Exercise details »
Copies of all lines that contain "break" are needed; take them from the data below.

Source data »
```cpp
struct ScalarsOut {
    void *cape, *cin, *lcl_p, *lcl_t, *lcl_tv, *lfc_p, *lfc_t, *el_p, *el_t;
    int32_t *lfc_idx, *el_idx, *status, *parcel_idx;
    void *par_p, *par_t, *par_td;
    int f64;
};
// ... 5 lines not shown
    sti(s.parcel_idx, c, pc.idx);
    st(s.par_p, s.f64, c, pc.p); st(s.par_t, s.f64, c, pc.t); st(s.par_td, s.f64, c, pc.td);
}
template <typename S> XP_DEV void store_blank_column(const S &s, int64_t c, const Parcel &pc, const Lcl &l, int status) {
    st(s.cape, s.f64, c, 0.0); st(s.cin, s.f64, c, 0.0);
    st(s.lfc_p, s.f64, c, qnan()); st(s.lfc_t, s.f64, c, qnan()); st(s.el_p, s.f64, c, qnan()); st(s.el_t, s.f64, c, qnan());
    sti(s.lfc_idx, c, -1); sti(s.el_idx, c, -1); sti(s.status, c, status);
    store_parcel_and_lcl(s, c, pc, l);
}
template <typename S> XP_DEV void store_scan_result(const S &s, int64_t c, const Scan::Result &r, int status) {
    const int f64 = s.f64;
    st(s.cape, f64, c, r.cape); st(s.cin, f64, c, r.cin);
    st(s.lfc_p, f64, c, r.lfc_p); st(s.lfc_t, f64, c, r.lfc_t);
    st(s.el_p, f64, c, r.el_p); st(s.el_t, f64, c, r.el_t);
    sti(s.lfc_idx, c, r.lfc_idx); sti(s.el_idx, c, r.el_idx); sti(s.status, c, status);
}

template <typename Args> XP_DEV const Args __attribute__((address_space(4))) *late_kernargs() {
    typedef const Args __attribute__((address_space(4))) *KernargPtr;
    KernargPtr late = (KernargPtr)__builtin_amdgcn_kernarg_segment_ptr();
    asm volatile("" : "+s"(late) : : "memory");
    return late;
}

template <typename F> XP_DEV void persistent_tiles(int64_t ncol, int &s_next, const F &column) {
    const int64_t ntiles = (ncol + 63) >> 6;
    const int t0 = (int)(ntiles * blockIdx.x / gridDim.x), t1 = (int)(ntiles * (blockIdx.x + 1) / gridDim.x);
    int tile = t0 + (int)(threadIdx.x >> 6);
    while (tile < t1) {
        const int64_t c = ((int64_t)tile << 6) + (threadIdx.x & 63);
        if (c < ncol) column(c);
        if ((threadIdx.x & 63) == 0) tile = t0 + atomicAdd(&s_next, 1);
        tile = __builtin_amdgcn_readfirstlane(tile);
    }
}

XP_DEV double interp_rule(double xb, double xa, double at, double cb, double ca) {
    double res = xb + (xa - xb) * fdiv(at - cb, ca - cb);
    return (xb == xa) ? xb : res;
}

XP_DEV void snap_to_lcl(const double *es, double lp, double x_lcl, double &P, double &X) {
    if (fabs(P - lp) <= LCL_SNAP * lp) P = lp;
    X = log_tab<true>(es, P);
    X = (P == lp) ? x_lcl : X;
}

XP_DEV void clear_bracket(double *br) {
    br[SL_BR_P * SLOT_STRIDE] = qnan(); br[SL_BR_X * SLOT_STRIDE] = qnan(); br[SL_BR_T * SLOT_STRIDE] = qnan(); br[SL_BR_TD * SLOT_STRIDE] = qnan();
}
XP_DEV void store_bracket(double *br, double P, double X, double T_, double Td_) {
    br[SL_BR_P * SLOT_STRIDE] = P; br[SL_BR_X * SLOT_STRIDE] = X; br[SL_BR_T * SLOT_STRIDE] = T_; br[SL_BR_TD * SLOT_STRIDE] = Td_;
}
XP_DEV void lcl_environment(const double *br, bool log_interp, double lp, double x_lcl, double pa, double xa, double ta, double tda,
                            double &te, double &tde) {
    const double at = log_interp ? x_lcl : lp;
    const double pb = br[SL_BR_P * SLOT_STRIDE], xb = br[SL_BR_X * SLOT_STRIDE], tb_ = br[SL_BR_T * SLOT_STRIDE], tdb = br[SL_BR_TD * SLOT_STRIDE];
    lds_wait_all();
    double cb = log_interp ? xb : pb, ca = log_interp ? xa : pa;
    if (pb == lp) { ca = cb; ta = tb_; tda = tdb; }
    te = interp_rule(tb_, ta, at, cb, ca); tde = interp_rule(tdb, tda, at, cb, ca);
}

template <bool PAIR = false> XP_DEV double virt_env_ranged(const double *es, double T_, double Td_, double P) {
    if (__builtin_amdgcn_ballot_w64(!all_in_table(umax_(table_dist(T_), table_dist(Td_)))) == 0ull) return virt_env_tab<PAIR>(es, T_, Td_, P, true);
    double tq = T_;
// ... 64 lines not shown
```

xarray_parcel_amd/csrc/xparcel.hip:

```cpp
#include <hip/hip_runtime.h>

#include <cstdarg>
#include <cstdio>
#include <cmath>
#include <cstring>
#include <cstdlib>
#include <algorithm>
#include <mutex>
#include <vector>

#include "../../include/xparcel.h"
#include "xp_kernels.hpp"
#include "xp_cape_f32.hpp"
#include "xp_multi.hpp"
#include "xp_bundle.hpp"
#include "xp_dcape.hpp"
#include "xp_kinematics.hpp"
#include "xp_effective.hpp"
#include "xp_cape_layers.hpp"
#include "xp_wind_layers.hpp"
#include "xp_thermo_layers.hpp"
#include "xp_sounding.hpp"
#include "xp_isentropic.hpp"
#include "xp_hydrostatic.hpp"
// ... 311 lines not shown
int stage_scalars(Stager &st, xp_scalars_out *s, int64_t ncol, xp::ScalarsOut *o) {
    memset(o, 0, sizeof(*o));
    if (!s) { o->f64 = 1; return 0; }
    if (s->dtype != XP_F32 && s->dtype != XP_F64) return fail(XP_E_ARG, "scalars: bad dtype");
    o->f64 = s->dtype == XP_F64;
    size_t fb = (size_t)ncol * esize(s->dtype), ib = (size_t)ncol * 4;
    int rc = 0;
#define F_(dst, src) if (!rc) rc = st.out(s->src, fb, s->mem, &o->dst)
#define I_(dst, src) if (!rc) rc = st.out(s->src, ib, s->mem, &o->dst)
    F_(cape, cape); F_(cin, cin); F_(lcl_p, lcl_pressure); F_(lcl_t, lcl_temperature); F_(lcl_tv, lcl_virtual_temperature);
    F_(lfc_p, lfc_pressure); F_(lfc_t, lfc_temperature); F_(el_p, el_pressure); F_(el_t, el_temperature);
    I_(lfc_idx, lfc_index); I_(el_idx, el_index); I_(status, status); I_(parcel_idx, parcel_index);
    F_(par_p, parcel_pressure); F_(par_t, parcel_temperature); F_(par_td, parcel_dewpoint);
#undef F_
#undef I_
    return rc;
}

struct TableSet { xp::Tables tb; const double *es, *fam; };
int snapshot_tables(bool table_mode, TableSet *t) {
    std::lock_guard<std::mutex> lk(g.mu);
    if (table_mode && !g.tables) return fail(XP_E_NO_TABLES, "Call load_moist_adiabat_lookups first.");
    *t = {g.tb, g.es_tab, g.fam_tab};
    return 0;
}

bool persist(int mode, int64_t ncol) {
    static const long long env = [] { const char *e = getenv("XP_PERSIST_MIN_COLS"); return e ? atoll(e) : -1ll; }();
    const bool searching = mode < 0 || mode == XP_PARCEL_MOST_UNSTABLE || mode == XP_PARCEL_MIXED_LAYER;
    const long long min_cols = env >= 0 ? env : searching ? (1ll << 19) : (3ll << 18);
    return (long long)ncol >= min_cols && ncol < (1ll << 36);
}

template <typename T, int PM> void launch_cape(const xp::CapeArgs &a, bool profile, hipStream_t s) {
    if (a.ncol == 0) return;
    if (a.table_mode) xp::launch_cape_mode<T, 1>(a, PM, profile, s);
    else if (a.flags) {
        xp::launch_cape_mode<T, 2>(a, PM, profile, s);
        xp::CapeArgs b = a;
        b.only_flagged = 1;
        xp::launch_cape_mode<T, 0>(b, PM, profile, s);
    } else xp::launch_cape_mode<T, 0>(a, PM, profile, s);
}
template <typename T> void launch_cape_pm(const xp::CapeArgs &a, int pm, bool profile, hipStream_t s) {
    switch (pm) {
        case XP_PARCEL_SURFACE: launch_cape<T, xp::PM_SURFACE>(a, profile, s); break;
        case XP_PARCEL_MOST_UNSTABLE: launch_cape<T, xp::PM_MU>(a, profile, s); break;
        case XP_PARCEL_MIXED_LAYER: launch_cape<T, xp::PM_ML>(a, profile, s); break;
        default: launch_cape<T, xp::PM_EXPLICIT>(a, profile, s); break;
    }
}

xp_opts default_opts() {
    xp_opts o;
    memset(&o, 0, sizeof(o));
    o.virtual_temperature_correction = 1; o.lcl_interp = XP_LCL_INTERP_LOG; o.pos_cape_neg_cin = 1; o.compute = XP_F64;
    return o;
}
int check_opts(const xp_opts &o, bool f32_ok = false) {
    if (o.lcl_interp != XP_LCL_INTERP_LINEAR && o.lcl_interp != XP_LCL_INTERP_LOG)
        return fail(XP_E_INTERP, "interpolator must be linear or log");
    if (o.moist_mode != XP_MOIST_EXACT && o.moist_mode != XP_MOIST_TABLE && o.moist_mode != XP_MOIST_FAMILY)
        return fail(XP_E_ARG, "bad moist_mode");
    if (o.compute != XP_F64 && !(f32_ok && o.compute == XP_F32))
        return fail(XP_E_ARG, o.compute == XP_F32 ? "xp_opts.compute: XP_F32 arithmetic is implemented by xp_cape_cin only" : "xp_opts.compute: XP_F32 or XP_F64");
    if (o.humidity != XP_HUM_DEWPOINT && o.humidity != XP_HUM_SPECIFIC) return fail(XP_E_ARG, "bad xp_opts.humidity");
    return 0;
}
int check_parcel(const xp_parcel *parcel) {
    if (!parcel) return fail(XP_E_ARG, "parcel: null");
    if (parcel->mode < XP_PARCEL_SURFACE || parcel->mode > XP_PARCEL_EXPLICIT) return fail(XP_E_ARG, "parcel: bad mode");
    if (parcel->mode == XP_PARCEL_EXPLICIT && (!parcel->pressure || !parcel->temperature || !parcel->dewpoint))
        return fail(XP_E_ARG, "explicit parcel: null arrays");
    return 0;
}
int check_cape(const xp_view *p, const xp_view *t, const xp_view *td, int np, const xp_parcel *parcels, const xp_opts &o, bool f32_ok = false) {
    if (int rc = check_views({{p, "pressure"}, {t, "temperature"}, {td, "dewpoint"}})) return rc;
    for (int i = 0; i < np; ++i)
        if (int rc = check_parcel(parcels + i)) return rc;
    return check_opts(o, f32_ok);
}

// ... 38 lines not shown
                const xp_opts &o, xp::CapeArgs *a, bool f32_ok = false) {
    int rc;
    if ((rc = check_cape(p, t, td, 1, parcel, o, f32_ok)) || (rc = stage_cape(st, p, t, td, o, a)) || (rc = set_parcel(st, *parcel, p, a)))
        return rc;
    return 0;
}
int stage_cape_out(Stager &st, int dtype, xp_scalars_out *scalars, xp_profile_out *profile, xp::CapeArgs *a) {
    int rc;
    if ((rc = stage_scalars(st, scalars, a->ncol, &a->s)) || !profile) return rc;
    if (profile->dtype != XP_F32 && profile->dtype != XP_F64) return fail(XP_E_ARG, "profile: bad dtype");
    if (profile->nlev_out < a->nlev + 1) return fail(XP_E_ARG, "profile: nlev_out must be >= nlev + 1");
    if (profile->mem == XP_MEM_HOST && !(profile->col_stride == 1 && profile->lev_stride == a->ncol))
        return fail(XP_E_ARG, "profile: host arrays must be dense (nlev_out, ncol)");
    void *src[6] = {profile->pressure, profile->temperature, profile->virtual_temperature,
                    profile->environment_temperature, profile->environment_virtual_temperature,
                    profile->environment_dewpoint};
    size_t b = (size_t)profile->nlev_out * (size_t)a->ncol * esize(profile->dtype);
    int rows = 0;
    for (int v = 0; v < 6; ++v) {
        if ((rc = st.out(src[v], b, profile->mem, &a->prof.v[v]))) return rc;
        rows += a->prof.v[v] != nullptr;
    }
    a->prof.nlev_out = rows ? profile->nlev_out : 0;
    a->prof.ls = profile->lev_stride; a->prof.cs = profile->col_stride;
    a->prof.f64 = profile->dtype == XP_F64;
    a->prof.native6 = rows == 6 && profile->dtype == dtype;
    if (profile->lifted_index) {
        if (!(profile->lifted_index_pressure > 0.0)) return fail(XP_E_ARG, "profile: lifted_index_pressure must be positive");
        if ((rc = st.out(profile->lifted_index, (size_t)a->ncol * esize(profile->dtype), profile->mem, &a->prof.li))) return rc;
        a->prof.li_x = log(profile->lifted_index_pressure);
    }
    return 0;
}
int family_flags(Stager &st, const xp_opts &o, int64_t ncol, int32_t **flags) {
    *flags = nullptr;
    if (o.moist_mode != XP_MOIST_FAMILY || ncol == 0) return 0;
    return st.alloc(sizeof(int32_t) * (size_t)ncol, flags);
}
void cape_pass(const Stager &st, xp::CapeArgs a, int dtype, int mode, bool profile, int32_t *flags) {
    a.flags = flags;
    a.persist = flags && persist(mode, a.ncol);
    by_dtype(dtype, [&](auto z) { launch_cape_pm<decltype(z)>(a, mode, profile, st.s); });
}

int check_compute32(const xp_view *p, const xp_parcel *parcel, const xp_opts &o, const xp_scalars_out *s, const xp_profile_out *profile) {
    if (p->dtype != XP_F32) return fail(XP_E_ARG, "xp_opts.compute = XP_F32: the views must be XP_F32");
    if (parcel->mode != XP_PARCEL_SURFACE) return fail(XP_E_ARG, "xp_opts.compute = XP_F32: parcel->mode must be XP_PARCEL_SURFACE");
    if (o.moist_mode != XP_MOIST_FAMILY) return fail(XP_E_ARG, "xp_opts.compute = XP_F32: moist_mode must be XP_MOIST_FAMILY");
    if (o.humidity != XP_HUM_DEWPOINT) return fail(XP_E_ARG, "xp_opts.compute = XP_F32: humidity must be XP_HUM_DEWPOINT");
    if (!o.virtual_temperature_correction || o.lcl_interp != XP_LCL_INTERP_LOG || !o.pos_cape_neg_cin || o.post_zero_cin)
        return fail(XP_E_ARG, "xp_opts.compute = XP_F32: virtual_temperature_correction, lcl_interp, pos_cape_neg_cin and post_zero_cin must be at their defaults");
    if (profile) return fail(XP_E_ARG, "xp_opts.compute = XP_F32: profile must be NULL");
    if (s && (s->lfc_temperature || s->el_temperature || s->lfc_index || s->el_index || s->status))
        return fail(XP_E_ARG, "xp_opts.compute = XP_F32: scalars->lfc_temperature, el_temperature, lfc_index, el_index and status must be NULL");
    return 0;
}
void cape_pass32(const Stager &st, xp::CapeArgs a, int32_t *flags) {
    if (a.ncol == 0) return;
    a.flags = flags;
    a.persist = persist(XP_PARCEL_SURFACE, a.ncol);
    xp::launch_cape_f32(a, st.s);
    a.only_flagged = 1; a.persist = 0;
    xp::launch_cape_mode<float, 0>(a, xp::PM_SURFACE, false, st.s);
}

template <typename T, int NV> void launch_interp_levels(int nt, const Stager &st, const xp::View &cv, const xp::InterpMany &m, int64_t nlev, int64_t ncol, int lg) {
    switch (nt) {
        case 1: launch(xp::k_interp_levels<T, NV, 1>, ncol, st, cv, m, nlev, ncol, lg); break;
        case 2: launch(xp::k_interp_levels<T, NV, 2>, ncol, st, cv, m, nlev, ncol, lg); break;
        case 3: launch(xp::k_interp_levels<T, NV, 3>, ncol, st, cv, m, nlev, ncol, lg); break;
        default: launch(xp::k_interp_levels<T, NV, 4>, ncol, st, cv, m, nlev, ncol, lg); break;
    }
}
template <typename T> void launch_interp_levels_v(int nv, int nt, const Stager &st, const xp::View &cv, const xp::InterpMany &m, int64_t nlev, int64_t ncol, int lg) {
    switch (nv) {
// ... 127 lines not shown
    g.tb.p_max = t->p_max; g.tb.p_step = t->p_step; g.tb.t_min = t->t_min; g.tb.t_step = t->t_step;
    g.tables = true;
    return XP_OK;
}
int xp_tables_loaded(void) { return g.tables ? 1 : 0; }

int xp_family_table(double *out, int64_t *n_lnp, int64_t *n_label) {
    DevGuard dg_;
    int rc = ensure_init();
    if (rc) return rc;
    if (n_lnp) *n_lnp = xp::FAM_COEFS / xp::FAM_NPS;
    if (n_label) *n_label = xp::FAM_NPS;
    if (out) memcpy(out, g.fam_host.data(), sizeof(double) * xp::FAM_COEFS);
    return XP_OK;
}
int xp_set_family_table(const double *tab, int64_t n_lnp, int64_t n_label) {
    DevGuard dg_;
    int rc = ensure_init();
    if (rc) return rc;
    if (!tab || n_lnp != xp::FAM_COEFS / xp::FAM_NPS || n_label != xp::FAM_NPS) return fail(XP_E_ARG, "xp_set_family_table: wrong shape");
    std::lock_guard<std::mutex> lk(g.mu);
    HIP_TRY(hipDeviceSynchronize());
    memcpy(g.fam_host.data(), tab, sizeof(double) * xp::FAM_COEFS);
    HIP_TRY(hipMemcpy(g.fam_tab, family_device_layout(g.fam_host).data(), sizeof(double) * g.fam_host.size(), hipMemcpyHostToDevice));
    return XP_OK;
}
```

Solution for this task »
        case XP_PARCEL_SURFACE: launch_cape<T, xp::PM_SURFACE>(a, profile, s); break;
        case XP_PARCEL_MOST_UNSTABLE: launch_cape<T, xp::PM_MU>(a, profile, s); break;
        case XP_PARCEL_MIXED_LAYER: launch_cape<T, xp::PM_ML>(a, profile, s); break;
        default: launch_cape<T, xp::PM_EXPLICIT>(a, profile, s); break;
        case 1: launch(xp::k_interp_levels<T, NV, 1>, ncol, st, cv, m, nlev, ncol, lg); break;
        case 2: launch(xp::k_interp_levels<T, NV, 2>, ncol, st, cv, m, nlev, ncol, lg); break;
        case 3: launch(xp::k_interp_levels<T, NV, 3>, ncol, st, cv, m, nlev, ncol, lg); break;
        default: launch(xp::k_interp_levels<T, NV, 4>, ncol, st, cv, m, nlev, ncol, lg); break;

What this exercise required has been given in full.